Cloudera DataFlow key features

Cloudera DataFlow for the Public Cloud (CDF-PC) is a cloud-native universal data distribution service powered by Apache NiFi ​​ that enables you to connect to any data source, process and deliver data to any destination. For more details on features and functionalities, see the below list.

Flow and resource isolation

CDF allows you to easily isolate data flows from each other and guarantee a set of resources to each data flow without requiring administrators to create additional NiFi clusters. For each flow deployment, CDF creates a dedicated, auto-scaling NiFi cluster on the shared Kubernetes resources in an environment. So flow deployments can scale independently from each other, allowing you to isolate flow deployments and assign resources to deployments as needed.

Flow isolation can be useful when you want to guarantee a set of resources for a specific data flow or when you want to isolate failure domains.

Auto-scaling flow deployments

CDF offers two types of auto-scaling capabilities for Apache NiFi data flows. Flow deployments may automatically scale up and down based on CPU utilization within the boundaries that are set in the deployment wizard. In this case CDF scales flow deployments by adding or removing NiFi pods on the Kubernetes cluster as needed, as well as scaling the Kubernetes cluster up or down within boundaries specified during DataFlow enablement.

On top of scaling based on CPU utilization, you may also enable Flow Metrics Scaling in the deployment wizard. This feature adds or removes NiFi pods to the Kubernetes cluster based on anticipated traffic on connection(s) where data first enters the flow. Scaling happens automatically, driven by a prediction algorithm, that uses a backpressure prediction metric to forecast how full a queue will be within a predefined period of time. The metric targets only connections which are attached to source processors. You do not need to configure anything during flow deployment. When Flow Metrics Scaling is enabled, both this metric and CPU utilization are considered. Whichever metric calls for higher scale will be obeyed.

Fault tolerant flow deployments

Flow Deployments use persistent volumes to store NiFi repositories in a durable way. In case of an instance or pod failure, CDF automatically spins up new pods and re-attaches the persistent volumes to ensure data processing continues from where it was interrupted.

Quick flow deployment with predefined ReadyFlows

You can quickly deploy a predefined set of data flows with minimal configuration called ReadyFlows. ReadyFlows provide you with an easy way to implement the most common data flow use cases.

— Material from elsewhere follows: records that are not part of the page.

# geduardo/SPARC

Hardware: AMD Instinct MI355X
Metric: env-steps/sec at batch 65536 (higher is better)
Workload: dtype f32 wire temperature + f64 scalar state

## Files before the change

### sparc_amd/csrc/wedm_common.h

```cpp
#pragma once


#ifndef WEDM_PACKED_DENSE
#define WEDM_PACKED_DENSE true
#endif
#ifndef WEDM_FUSED_DENSE
#define WEDM_FUSED_DENSE false
#endif
#ifndef WEDM_FUSED_MIN_BLOCKS
#define WEDM_FUSED_MIN_BLOCKS 2
#endif
#ifndef WEDM_PACKED_MIN_BLOCKS
#define WEDM_PACKED_MIN_BLOCKS 2
#endif
#ifndef WEDM_STREAM_PAIRED_LOADS
#define WEDM_STREAM_PAIRED_LOADS 1
#endif
#ifndef WEDM_STREAM_DENSE_QUIET
#define WEDM_STREAM_DENSE_QUIET 1
#endif
#ifndef WEDM_STREAM_REGWALK
#define WEDM_STREAM_REGWALK 1
#endif
#ifndef WEDM_PIN_STAGE
#define WEDM_PIN_STAGE 0
#endif
#ifndef WEDM_PREFETCH_N1
#define WEDM_PREFETCH_N1 0
#endif

#define WEDM_MAX_C 160
#define WEDM_MAX_TILES (WEDM_MAX_C / 8 + 1)
struct WalkTable {
    int32_t C;
    int32_t n_tiles;
    uint32_t zj[WEDM_MAX_TILES * 8];
    uint32_t iv[WEDM_MAX_TILES * 8];
    uint32_t kind[WEDM_MAX_TILES];
    uint32_t split[WEDM_MAX_TILES];
    uint32_t chunk_flags[16][4];
    uint32_t kind_n_mask, kind_s_mask;
    uint32_t split_pack[3];
    uint32_t kind_ne_mask, kind_nj_mask;
    uint32_t kind_n1_mask;
};
enum { TILE_N = 0, TILE_B = 1, TILE_S = 2 };

struct KArgs {
    Hot hot;
    Cold cold;
    int32_t num_envs;
    int32_t n_substeps;
    int32_t n_seg_max;
    const WalkTable* walk;
    int32_t trace_next;
    int32_t trace_slot;
    wedm_trace_desc trace;
    unsigned long long* dbg;
    int32_t* pulse;
    const double* envp;
    const double* wmat;
    double* sig;
};

__device__ __forceinline__ ColdRef kernarg_cold() {
    return ColdRef{(ColdPtr)((const WEDM_AS4 char*)__builtin_amdgcn_kernarg_segment_ptr() + offsetof(KArgs, cold))};
}

__device__ __forceinline__ PulseRef kernarg_pulse() {
    return PulseRef{(PulseSlot)((const WEDM_AS4 char*)__builtin_amdgcn_kernarg_segment_ptr() + offsetof(KArgs, pulse))};
}

__device__ __forceinline__ const double* wedm::kernarg_envp() {
    typedef const double* const WEDM_AS4* EnvpSlot;
    EnvpSlot p = (EnvpSlot)((const WEDM_AS4 char*)__builtin_amdgcn_kernarg_segment_ptr() + offsetof(KArgs, envp));
    asm volatile("" : "+s"(p));
    return *p;
}

__device__ __forceinline__ const double* wedm::kernarg_wmat() {
    typedef const double* const WEDM_AS4* WmatSlot;
    WmatSlot p = (WmatSlot)((const WEDM_AS4 char*)__builtin_amdgcn_kernarg_segment_ptr() + offsetof(KArgs, wmat));
    asm volatile("" : "+s"(p));
    return *p;
}

__device__ __forceinline__ SigRef kernarg_sig() {
    return SigRef{(SigSlot)((const WEDM_AS4 char*)__builtin_amdgcn_kernarg_segment_ptr() + offsetof(KArgs, sig))};
}

#include "wedm_lifecycle.h"

#define WEDM_TRACING(k) (TRACE && (k).trace_next < (k).n_substeps)
#define WEDM_TRACE_POINT(k, it, e, s, SCALAR_LANE, CELLS)                                        \
    if (TRACE && (it) == trace_next) {                                                           \
        const wedm_trace_desc& tr = (k).trace;                                                   \
        const int64_t tcol = trace_column(tr, (e));                                              \
        if (tcol >= 0) {                                                                         \
            if (SCALAR_LANE) trace_scalars(tr, tcol, (s), trace_slot, (k).hot.done_value == 0);  \
            if (tr.T) {                                                                          \
                const int64_t tcnt = tr.env_count;                                               \
                float* tT = tr.T + (int64_t)trace_slot * (k).n_seg_max * tcnt + tcol;            \
                CELLS;                                                                           \
            }                                                                                    \
        }                                                                                        \
        trace_next += tr.every;                                                                  \
        trace_slot = (trace_slot + 1 == tr.capacity) ? 0 : trace_slot + 1;                       \
    }
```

Serverless NiFi Flows with DataFlow Functions

DataFlow Functions allows you to deploy NiFi flows not only as long running auto scaling Kubernetes clusters but also as functions on cloud providers’ serverless compute services including AWS Lambda, Azure Functions, and Google Cloud Functions. DataFlow Functions targets use cases that do not require always running NiFi flows, enables developers to focus more on business logic and less on operational management, and establishes a true pay for value model with a serverless architecture.

Central monitoring dashboard and KPIs

You can monitor your flow deployments across environments and cloud providers on a single dashboard. You can track important flow performance metrics by defining KPI alerts for your flow deployments.

Universal connectivity

You can connect to any data source or target using NiFi's rich processor library, including on-premise data sources, cloud data storage, cloud data warehouses, log data sources, cloud data analytics services, or cloud business process services.

Role-based access control

You can control which users are entitled to perform actions like enabling the data service, creating new flow deployments or new drafts by assigning predefined roles like Flow Administrator, Flow Developer or Flow User to individual CDP users or groups. By creating Projects and assigning resources to them, you can further restrict access to a subset of resources to CDP users or groups.

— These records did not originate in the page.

static uint64_t seg_value_bound(uint64_t values, uint64_t nsegs) {
  const uint64_t avg = (values + nsegs - 1) / std::max<uint64_t>(nsegs, 1);
  return avg + avg / 8 + 512;
}

static int runtab_buffers(Ctx* ctx, uint64_t entries, uint64_t nsegs, uint32_t spg, uint32_t slice, RunTab* rt) {
  const uint64_t tb = std::max<uint64_t>(entries, 1) * 8, hb = nsegs * (kRtHdr + spg) * 4;
  if (ctx->rtab_cap < tb || ctx->rhdr_cap < hb) {
    (void)hipStreamSynchronize(ctx->stream);
    if (ctx->rtab_cap < tb) {
      if (ctx->d_rtab) (void)hipFree(ctx->d_rtab);
      ctx->d_rtab = nullptr;
      ctx->rtab_cap = 0;
      const uint64_t cap = std::max<uint64_t>(tb + tb / 4, 1u << 20);
      int rc = hip_check(ctx, hipMalloc(&ctx->d_rtab, cap), "hipMalloc run table");
      if (rc) return rc;
      ctx->rtab_cap = cap;
    }
    if (ctx->rhdr_cap < hb) {
      if (ctx->d_rhdr) (void)hipFree(ctx->d_rhdr);
      ctx->d_rhdr = nullptr;
      ctx->rhdr_cap = 0;
      const uint64_t cap = std::max<uint64_t>(hb + hb / 4, 256u << 10);
// ... 18 lines not shown
    if (jobs_d) {
      if (ml && ml->spg) {
        entries = ml->tab_entries;
        spg = ml->spg;
        slice = ml->slice;
      }
    } else if (src_len < 0xffff0000ull && nsegs < 0x7fff0000ull) {
      entries = src_len / 2 + nsegs + 1;
      bound = positions_mode ? rows_per_group + 512 : seg_value_bound(nvalues, nsegs);
      two_pass_shape(bound, &spg, &slice);
    }
    if (spg && entries < 0xffff0000ull && nsegs * spg < 0x7fffffffull) {
      const int rc = runtab_buffers(ctx, entries, nsegs, spg, slice, &rtab);
      if (rc) return rc;
    } else {
      variant = 8;
    }
  }
  if (nsegs > 0x7fffffffull) return set_error(ctx, ORCG_INVALID_ARGUMENT, "too many segments");
  if (dst_bytes != 8 && dst_bytes != 4 && dst_bytes != 2)
    return set_error(ctx, ORCG_INVALID_ARGUMENT, "dst_bytes must be 8, 4 or 2");
  const dim3 block(kThreads);
  const int sg = is_signed ? 1 : 0;
  unsigned long long* dq = nullptr;
  uint32_t dpar = 0;
  (void)cu_count(ctx);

Secure inbound connections

You can easily provision secure, stable, and scalable endpoints, making it easy for any application to send data to flow deployments.

Continuous integration (CI) / Continuous deployment (CD)

The DataFlow service is built with automation in mind. Any action that is performed on the UI can be turned into a CLI statement for automation. Deploying a new NiFi flow is as easy as executing a single CLI command.